* Material provided *

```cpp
bool launch_m8(const vv_lin_args& a, hipStream_t s, int ksplit, int ku) {
  if (ksplit == 1) {
    if (ku == 1) launch_rw<8, false, 1, 1, 1>(a, s); else launch_rw<8, false, 1, 2, 1>(a, s);
    return true;
  }
  switch (ksplit) {
    case 4: launch_rw<8, false, 4, 2, 2>(a, s); return true;
    case 8: launch_rw<8, false, 8, 2, 2>(a, s); return true;
  }
  return false;
}

}

void vv_gemv_stream_set_blocks(int b) { g_blocks_override = b; }
void vv_gemv_stream_set_waves(int w) { g_waves_override = w; }
void vv_gemv_stream_set_opt(int o) { g_opt = o; }
void vv_gemv_stream_set_long(int cap, int ku) { if (cap > 0) g_long_cap = cap; if (ku > 0) g_long_ku = ku; }
void vv_gemv_stream_set_dual_rw(int r) { g_dual_rw = r; }
void vv_gemv_stream_set_small_rw(int r) { g_small_rw = r; }

int vv_launch_gemv_stream(const vv_lin_args& a, hipStream_t s) {
  if ((a.wdt != VV_BF16 && a.wdt != VV_FP8 && a.wdt != VV_NF4) || a.m > 8 || a.k % 8) return 0;
  if (a.wdt == VV_NF4 && (a.m > 2 || a.k % 64 || !a.wscale || (a.w2 && !a.w2scale) || (uintptr_t)a.w % 16 || (a.w2 && (uintptr_t)a.w2 % 16) ||
                          (uintptr_t)a.wscale % 4 || (a.w2 && (uintptr_t)a.w2scale % 4) || (a.flags & VV_LIN_W_FRAG)))
    return 0;
  if (a.wdt == VV_FP8 && (a.m > 2 || !a.wscale || (a.w2 && !a.w2scale) || (uintptr_t)a.w % 8 || (a.w2 && (uintptr_t)a.w2 % 8))) return 0;
  if (a.m > 4) {
    if (a.w2 || a.wdt != VV_BF16) return 0;
    if ((uintptr_t)a.w % 16 || (uintptr_t)a.x % 16 || a.ldx % 4) return 0;
    if (a.norm_w && (uintptr_t)a.norm_w % 16) return 0;
    if (a.mod_scale && ((uintptr_t)a.mod_scale % 16 || (uintptr_t)a.mod_shift % 16 || a.ld_mod % 4)) return 0;
    const int units8 = (a.k + 511) / 512;
    int ks = 0, ku8 = 0;
    for (int w : {1, 4, 8}) {
      if ((units8 + w - 1) / w <= 2) { ks = w; ku8 = (units8 + w - 1) / w; break; }
    }
    if (!ks) return 0;
    if (ks > 1) ku8 = 2;
    return launch_m8(a, s, ks, ku8) ? 1 : 0;
  }
  if (a.wdt == VV_BF16 && ((uintptr_t)a.w % 16 || (a.w2 && (uintptr_t)a.w2 % 16))) return 0;
  if ((uintptr_t)a.x % 16) return 0;
  if (a.m > 1 && a.ldx % 4) return 0;
  if (a.norm_w && (uintptr_t)a.norm_w % 16) return 0;
  if (a.mod_scale && ((uintptr_t)a.mod_scale % 16 || (uintptr_t)a.mod_shift % 16 || a.ld_mod % 4)) return 0;
  const int units = (a.k + 511) / 512;
  const bool dual = a.w2 != nullptr;
  int ksplit = 1, ku = units;
  if (units > ((a.wdt == VV_NF4 && dual) ? 4 : 5)) {
    const int kumax = dual ? 3 : (units > 12 ? g_long_ku : 5);
    ksplit = 0;
    for (int w : {4, 8, 16}) {
      if ((units + w - 1) / w <= kumax) { ksplit = w; ku = (units + w - 1) / w; break; }
    }
    if (!ksplit) return 0;
    if (ku < 2) ku = 2;
  }
  if (a.wdt == VV_NF4 && ksplit > 8) return 0;
  bool ok;
  if (a.m == 1) ok = dual ? launch_ku<1, true>(a, s, ksplit, ku) : launch_ku<1, false>(a, s, ksplit, ku);
  else if (a.m == 2) ok = dual ? launch_ku<2, true>(a, s, ksplit, ku) : launch_ku<2, false>(a, s, ksplit, ku);
  else ok = dual ? launch_ku<4, true>(a, s, ksplit, ku) : launch_ku<4, false>(a, s, ksplit, ku);
  return ok ? 1 : 0;
}
```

* Required action *
The full set of records above is to be printed exactly as it appears.

* Written response *
```cpp
bool launch_m8(const vv_lin_args& a, hipStream_t s, int ksplit, int ku) {
  if (ksplit == 1) {
    if (ku == 1) launch_rw<8, false, 1, 1, 1>(a, s); else launch_rw<8, false, 1, 2, 1>(a, s);
    return true;
  }
  switch (ksplit) {
    case 4: launch_rw<8, false, 4, 2, 2>(a, s); return true;
    case 8: launch_rw<8, false, 8, 2, 2>(a, s); return true;
  }
  return false;
}

}

void vv_gemv_stream_set_blocks(int b) { g_blocks_override = b; }
void vv_gemv_stream_set_waves(int w) { g_waves_override = w; }
void vv_gemv_stream_set_opt(int o) { g_opt = o; }
void vv_gemv_stream_set_long(int cap, int ku) { if (cap > 0) g_long_cap = cap; if (ku > 0) g_long_ku = ku; }
void vv_gemv_stream_set_dual_rw(int r) { g_dual_rw = r; }
void vv_gemv_stream_set_small_rw(int r) { g_small_rw = r; }

int vv_launch_gemv_stream(const vv_lin_args& a, hipStream_t s) {
  if ((a.wdt != VV_BF16 && a.wdt != VV_FP8 && a.wdt != VV_NF4) || a.m > 8 || a.k % 8) return 0;
  if (a.wdt == VV_NF4 && (a.m > 2 || a.k % 64 || !a.wscale || (a.w2 && !a.w2scale) || (uintptr_t)a.w % 16 || (a.w2 && (uintptr_t)a.w2 % 16) ||
                          (uintptr_t)a.wscale % 4 || (a.w2 && (uintptr_t)a.w2scale % 4) || (a.flags & VV_LIN_W_FRAG)))
    return 0;
  if (a.wdt == VV_FP8 && (a.m > 2 || !a.wscale || (a.w2 && !a.w2scale) || (uintptr_t)a.w % 8 || (a.w2 && (uintptr_t)a.w2 % 8))) return 0;
  if (a.m > 4) {
    if (a.w2 || a.wdt != VV_BF16) return 0;
    if ((uintptr_t)a.w % 16 || (uintptr_t)a.x % 16 || a.ldx % 4) return 0;
    if (a.norm_w && (uintptr_t)a.norm_w % 16) return 0;
    if (a.mod_scale && ((uintptr_t)a.mod_scale % 16 || (uintptr_t)a.mod_shift % 16 || a.ld_mod % 4)) return 0;
    const int units8 = (a.k + 511) / 512;
    int ks = 0, ku8 = 0;
    for (int w : {1, 4, 8}) {
      if ((units8 + w - 1) / w <= 2) { ks = w; ku8 = (units8 + w - 1) / w; break; }
    }
    if (!ks) return 0;
    if (ks > 1) ku8 = 2;
    return launch_m8(a, s, ks, ku8) ? 1 : 0;
  }
  if (a.wdt == VV_BF16 && ((uintptr_t)a.w % 16 || (a.w2 && (uintptr_t)a.w2 % 16))) return 0;
  if ((uintptr_t)a.x % 16) return 0;
  if (a.m > 1 && a.ldx % 4) return 0;
  if (a.norm_w && (uintptr_t)a.norm_w % 16) return 0;
  if (a.mod_scale && ((uintptr_t)a.mod_scale % 16 || (uintptr_t)a.mod_shift % 16 || a.ld_mod % 4)) return 0;
  const int units = (a.k + 511) / 512;
  const bool dual = a.w2 != nullptr;
  int ksplit = 1, ku = units;
  if (units > ((a.wdt == VV_NF4 && dual) ? 4 : 5)) {
    const int kumax = dual ? 3 : (units > 12 ? g_long_ku : 5);
    ksplit = 0;
    for (int w : {4, 8, 16}) {
      if ((units + w - 1) / w <= kumax) { ksplit = w; ku = (units + w - 1) / w; break; }
    }
    if (!ksplit) return 0;
    if (ku < 2) ku = 2;
  }
  if (a.wdt == VV_NF4 && ksplit > 8) return 0;
  bool ok;
  if (a.m == 1) ok = dual ? launch_ku<1, true>(a, s, ksplit, ku) : launch_ku<1, false>(a, s, ksplit, ku);
  else if (a.m == 2) ok = dual ? launch_ku<2, true>(a, s, ksplit, ku) : launch_ku<2, false>(a, s, ksplit, ku);
  else ok = dual ? launch_ku<4, true>(a, s, ksplit, ku) : launch_ku<4, false>(a, s, ksplit, ku);
  return ok ? 1 : 0;
}
```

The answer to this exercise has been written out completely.